> **Activity**: Search the entries for the word "work" and report each line that has it.

> **Data for analysis**:
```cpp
#ifndef VBX_SPECTRAL_WAVES
#define VBX_SPECTRAL_WAVES 2
#endif
#ifndef VBX_EXP_CELL_NB
#define VBX_EXP_CELL_NB 3
#endif
#ifndef VBX_EXP_CELL_NB_F32IN
#define VBX_EXP_CELL_NB_F32IN VBX_EXP_CELL_NB
#endif
#ifndef VBX_EXP_FRONT_END_ONCE
#define VBX_EXP_FRONT_END_ONCE 1
#endif
__host__ __device__ constexpr bool sp_front_end_once(bool mfcc, bool full, int waves, bool f32) {
    return VBX_EXP_FRONT_END_ONCE != 0 && !(!mfcc && full && waves >= 3 && !f32);
}
__host__ __device__ constexpr int sp_cell_blocks(int waves, bool f32) { return f32 ? VBX_EXP_CELL_NB_F32IN : VBX_EXP_CELL_NB; }
template <bool LPC, bool MFCC, bool FULL, int MODE = SP_ANALYZE, int WAVES = VBX_SPECTRAL_WAVES, typename TIN = double>
__global__ __launch_bounds__(64) __attribute__((amdgpu_waves_per_eu(sp_is_mfcc_only(MODE) ? 2 : WAVES, sp_is_mfcc_only(MODE) ? 4 : WAVES))) void analyze_kernel(const spectral_args_t a) {
    constexpr bool F32 = std::is_same<TIN, float>::value;
    static_assert(!F32 || (FULL && MODE == SP_ANALYZE), "float samples: the fused analysis of full frames");
    static_assert(MODE != SP_MFCC_ONLY || (MFCC && FULL && !LPC), "the MFCC-only form needs the full frame and has no lag sums");
    static_assert(MODE != SP_AC_ONLY || (!MFCC && !LPC), "the autocorrelation-only form");
    static_assert(!sp_is_interp(MODE) || (MFCC && !FULL), "interpolated bins: a padded frame's MFCC");
    static_assert(MODE != SP_MFCC_ONLY_INTERP || !LPC, "the MFCC-only forms have no lag sums");
    constexpr bool PITCH = !sp_is_mfcc_only(MODE);
    constexpr bool INTERP = sp_is_interp(MODE);
    extern __shared__ __attribute__((aligned(16))) double smem[];
    const long f = xcd_item(blockIdx.x, a.n_frames);
    if (f >= a.n_frames) return;
    const int lane = lane_id();
    const int np = (lane < 60) ? lane : 59;
    const int n = FULL ? SP_N : a.n;
    double *ex = smem;
    const double *xf = a.frames + f * a.stride;
    double2 *t2 = reinterpret_cast<double2 *>(reinterpret_cast<char *>(smem) + SP_T2_LDS_OFFSET);
    VBX_PHASE_INIT();

    double re[20], im[20];
    const int16_t *x16 = reinterpret_cast<const int16_t *>(a.frames) + f * a.stride;
    const float *x32 = reinterpret_cast<const float *>(a.frames) + f * a.stride;
    {
        const bool al = ((((uintptr_t)xf) | ((uintptr_t)a.window)) & 15) == 0;
        double2 xv[10], wv[10];
        float2 xs32[F32 ? 10 : 1];
#pragma unroll
        for (int q = 0; q < 10; q++) {
            const int i = 120 * q + 2 * np;
            if constexpr (F32) {
                float lo, hi;
                if ((((uintptr_t)x32) & 7) == 0) { const float2 w = *reinterpret_cast<const float2 *>(x32 + i); lo = w.x; hi = w.y; }
                else { lo = x32[i]; hi = x32[i + 1]; }
                xs32[q] = float2{lo, hi};
                wv[q] = (a.window != nullptr) ? (((uintptr_t)a.window & 15) == 0 ? *reinterpret_cast<const double2 *>(a.window + i)
                                                                                  : double2{a.window[i], a.window[i + 1]}) : double2{1.0, 1.0};
            } else if (FULL && (a.pcm & SP_FLAG_PCM)) {
                int lo, hi;
                if ((((uintptr_t)x16) & 3) == 0) { const int w = *reinterpret_cast<const int *>(x16 + i); lo = (short)(w & 0xffff); hi = w >> 16; }
                else { lo = x16[i]; hi = x16[i + 1]; }
                xv[q] = double2{pcm16_value(lo), pcm16_value(hi)};
                wv[q] = (a.window != nullptr) ? (((uintptr_t)a.window & 15) == 0 ? *reinterpret_cast<const double2 *>(a.window + i)
                                                                                  : double2{a.window[i], a.window[i + 1]}) : double2{1.0, 1.0};
            } else if (al && i + 1 < n) {
                xv[q] = *reinterpret_cast<const double2 *>(xf + i);
                wv[q] = (a.window != nullptr) ? *reinterpret_cast<const double2 *>(a.window + i) : double2{1.0, 1.0};
            } else {
                xv[q] = double2{0.0, 0.0}; wv[q] = double2{1.0, 1.0};
                if (i < n) { xv[q].x = xf[i]; if (a.window != nullptr) wv[q].x = a.window[i]; }
                if (i + 1 < n) { xv[q].y = xf[i + 1]; if (a.window != nullptr) wv[q].y = a.window[i + 1]; }
            }
        }
#pragma unroll
        for (int q = 0; q < 10; q++) {
            if constexpr (F32) xv[q] = double2{(double)xs32[q].x, (double)xs32[q].y};
            re[q] = (a.window != nullptr) ? xv[q].x * wv[q].x : xv[q].x;
            im[q] = (a.window != nullptr) ? xv[q].y * wv[q].y : xv[q].y;
        }
#pragma unroll
        for (int q = 10; q < 20; q++) { re[q] = 0.0; im[q] = 0.0; }
    }
    const double x0 = readlane_f64(re[0], 0);
    if (lane < 60) t2[lane] = a.tab[SP_T2 + lane];
    VBX_PHASE(a.work, f, 0);

    double xr[7][3], xi[7][3];
    fft1200<3, (WAVES >= 3)>(re, im, xr, xi, ex, a.tab, t2);
    VBX_PHASE(a.work, f, 1);

    double ar[10], ai[10], br[10], bi[10];
#pragma unroll
    for (int t = 0; t < 7; t++)
#pragma unroll
        for (int kc = 0; kc < 3; kc++) if (t < 6 || lane < 16) ex[lane + 64 * t + 400 * kc] = xr[t][kc];
    wave_sync();
#pragma unroll
    for (int t = 0; t < 10; t++) {
        const int m = lane + 64 * t;
        const bool ok = m <= 600;
        ar[t] = ok ? ex[m] : 0.0;
        br[t] = ok ? ex[(m == 0) ? 0 : SP_N - m] : 0.0;
    }
    wave_sync();
#pragma unroll
    for (int t = 0; t < 7; t++)
#pragma unroll
        for (int kc = 0; kc < 3; kc++) if (t < 6 || lane < 16) ex[lane + 64 * t + 400 * kc] = xi[t][kc];
    wave_sync();
#pragma unroll
    for (int t = 0; t < 10; t++) {
        const int m = lane + 64 * t;
        const bool ok = m <= 600;
        ai[t] = ok ? ex[m] : 0.0;
        bi[t] = ok ? ex[(m == 0) ? 0 : SP_N - m] : 0.0;
    }
    wave_sync();

    const int b_lo = MFCC ? a.bins[0] : 0;
    double pk[10], pn[10];
    double2 *zc = reinterpret_cast<double2 *>(ex);
    double2 rot_m = double2{1.0, 0.0}, rot_step = double2{1.0, 0.0};
    if constexpr (INTERP) { rot_m = reinterpret_cast<const double2 *>(a.ip.rot)[lane]; rot_step = reinterpret_cast<const double2 *>(a.ip.rot)[64]; }
#pragma unroll
    for (int t = 0; t < 10; t++) {
        const int m = lane + 64 * t;
        const double2 w = a.tab[SP_TM + ((m <= 600) ? m : 0)];
        const double er = 0.5 * (ar[t] + br[t]), ei = 0.5 * (ai[t] - bi[t]);
        const double o_r = 0.5 * (ai[t] + bi[t]), o_i = -0.5 * (ar[t] - br[t]);
        const double tr = fma(w.x, o_r, -(w.y * o_i)), ti = fma(w.x, o_i, w.y * o_r);
        const double pr = er + tr, pi = ei + ti, qr = er - tr, qi = ei - ti;
        pk[t] = fma(pr, pr, pi * pi);
        pn[t] = fma(qr, qr, qi * qi);
        if constexpr (INTERP) {
            asm volatile("" : "+v"(pk[t]), "+v"(pn[t]));
            mfcc_interp_stage(zc, a.ip, m, pr, pi, rot_m, rot_step, t == 0);
        }
    }

    if constexpr (INTERP) {
        wave_sync();
// ... 81 lines not shown
                    const int b1 = (FULL ? (m >> 1) : m / q) - b_lo;
                    c1[u] = (on && b1 >= 0 && b1 < a.nb) ? b1 : -1;
                    s1[u] = *reinterpret_cast<const double2 *>(a.slopes + 2 * (c1[u] < 0 ? 0 : c1[u]));
                }
#pragma unroll
                for (int u = 0; u < MB1; u++) {
                    const int t = MB1 * h + u;
                    if (t < 10 && c1[u] >= 0) {
                        pu[c1[u]] = fabs(pk[t]) * s1[u].x;
                        pd[c1[u]] = fabs(sqrt(pk[t])) * s1[u].y;
                    }
                }
            }
        } else
#pragma unroll
        for (int h = 0; h < 10 / MB; h++) {
            double2 s1[MB], s2[MB];
            int c1[MB], c2[MB];
#pragma unroll
            for (int u = 0; u < MB; u++) {
                const int t = MB * h + u, m = lane + 64 * t;
                const bool on = m <= 600 && (FULL ? (m & 1) == 0 : m % q == 0);
                const int mq = FULL ? (m >> 1) : m / q;
                const int b1 = mq - b_lo, b2 = (half - mq) - b_lo;
                c1[u] = (on && b1 >= 0 && b1 < a.nb) ? b1 : -1;
                c2[u] = (on && b2 >= 0 && b2 < a.nb && b2 != b1) ? b2 : -1;
                s1[u] = *reinterpret_cast<const double2 *>(a.slopes + 2 * (c1[u] < 0 ? 0 : c1[u]));
                s2[u] = *reinterpret_cast<const double2 *>(a.slopes + 2 * (c2[u] < 0 ? 0 : c2[u]));
            }
#pragma unroll
            for (int u = 0; u < MB; u++) {
                const int t = MB * h + u;
                if (c1[u] >= 0) {
                    pu[c1[u]] = fabs(pk[t]) * s1[u].x;
                    pd[c1[u]] = fabs(sqrt(pk[t])) * s1[u].y;
                }
                if (c2[u] >= 0) {
                    pu[c2[u]] = fabs(pn[t]) * s2[u].x;
                    pd[c2[u]] = fabs(sqrt(pn[t])) * s2[u].y;
                }
            }
        }
        wave_sync();
        VBX_PHASE(a.work, f, 13);
        if (a.num_coeffs <= 16) mfcc_tail_q(pu, pd, en, a.bins, a.dct, a.num_coeffs, b_lo, lane, a.out_mfcc + f * a.mfcc_ld, a.work, f, (a.pcm & SP_FLAG_MFCC_DEFER) != 0);
        else mfcc_tail_m(pu, pd, en, a.bins, a.dct, a.num_coeffs, b_lo, lane, a.out_mfcc + f * a.mfcc_ld);
        if (a.mfcc_status != nullptr && lane == 0) a.mfcc_status[f] = 0;
        wave_sync();
    }

    VBX_PHASE(a.work, f, 3);
    if constexpr (!PITCH) return;

    fft1200<2, (WAVES >= 3)>(re, im, xr, xi, ex, a.tab, t2);
    VBX_PHASE(a.work, f, 4);

    constexpr double INV_M = 1.0 / (double)SP_M;
    double r_e[11], r_o[11];
    int jj[11];
#pragma unroll
    for (int s = 0; s < 11; s++) {
        const int t = (s < 7) ? s : s - 7, kc = (s < 7) ? 0 : 1;
        const int q = lane + 64 * t;
        const bool ok = (kc == 0) ? (q < 400) : (q < 200);
        jj[s] = ok ? q + 400 * kc : -1;
        r_e[s] = xr[t][kc] * INV_M;
        r_o[s] = -(xi[t][kc] * INV_M);
    }
    const double s0 = readlane_f64(r_e[0], 0);
    if (x0 != 0.0) {
#pragma unroll
        for (int s = 0; s < 11; s++) {
            const int i = 2 * jj[s];
            if (jj[s] >= 0 && i < n) {
                const double xs = F32 ? (double)x32[i] : (FULL && (a.pcm & SP_FLAG_PCM)) ? pcm16_value(x16[i]) : xf[i];
                const double xe = (a.window != nullptr) ? xs * a.window[i] : xs;
                r_e[s] = (r_e[s] - x0 * xe) + x0;
            }
            if (jj[s] >= 0 && i + 1 < n) {
                const double xs = F32 ? (double)x32[i + 1] : (FULL && (a.pcm & SP_FLAG_PCM)) ? pcm16_value(x16[i + 1]) : xf[i + 1];
                const double xo = (a.window != nullptr) ? xs * a.window[i + 1] : xs;
                r_o[s] = (r_o[s] - x0 * xo) + x0;
            }
        }
    }
    if constexpr (MODE == SP_AC_ONLY) {
        double *row = a.out_r + f * (long)a.n_lags;
        const bool al = ((((uintptr_t)a.out_r) & 15) == 0) && (a.n_lags & 1) == 0;
#pragma unroll
        for (int s = 0; s < 11; s++) {
            const int i = 2 * jj[s];
            if (jj[s] >= 0 && i + 1 < a.n_lags && al) *reinterpret_cast<double2 *>(row + i) = double2{r_e[s], r_o[s]};
            else {
                if (jj[s] >= 0 && i < a.n_lags) row[i] = r_e[s];
                if (jj[s] >= 0 && i + 1 < a.n_lags) row[i + 1] = r_o[s];
            }
        }
        return;
    }
    if (LPC) {
        static_assert(SP_LPC_P == 12, "seven lanes hold r[0..12]");
        double *row = a.out_lpc + f * a.lpc_ld;
        if (lane < 7) { row[2 * lane] = r_e[0]; if (lane < 6) row[2 * lane + 1] = r_o[0]; }
    }
    double amax = -1.0;
#pragma unroll
    for (int s = 0; s < 11; s++) {
// ... 81 lines not shown
```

> **Solved exercise**:
    VBX_PHASE(a.work, f, 0);
    VBX_PHASE(a.work, f, 1);
        VBX_PHASE(a.work, f, 13);
        if (a.num_coeffs <= 16) mfcc_tail_q(pu, pd, en, a.bins, a.dct, a.num_coeffs, b_lo, lane, a.out_mfcc + f * a.mfcc_ld, a.work, f, (a.pcm & SP_FLAG_MFCC_DEFER) != 0);
    VBX_PHASE(a.work, f, 3);
    VBX_PHASE(a.work, f, 4);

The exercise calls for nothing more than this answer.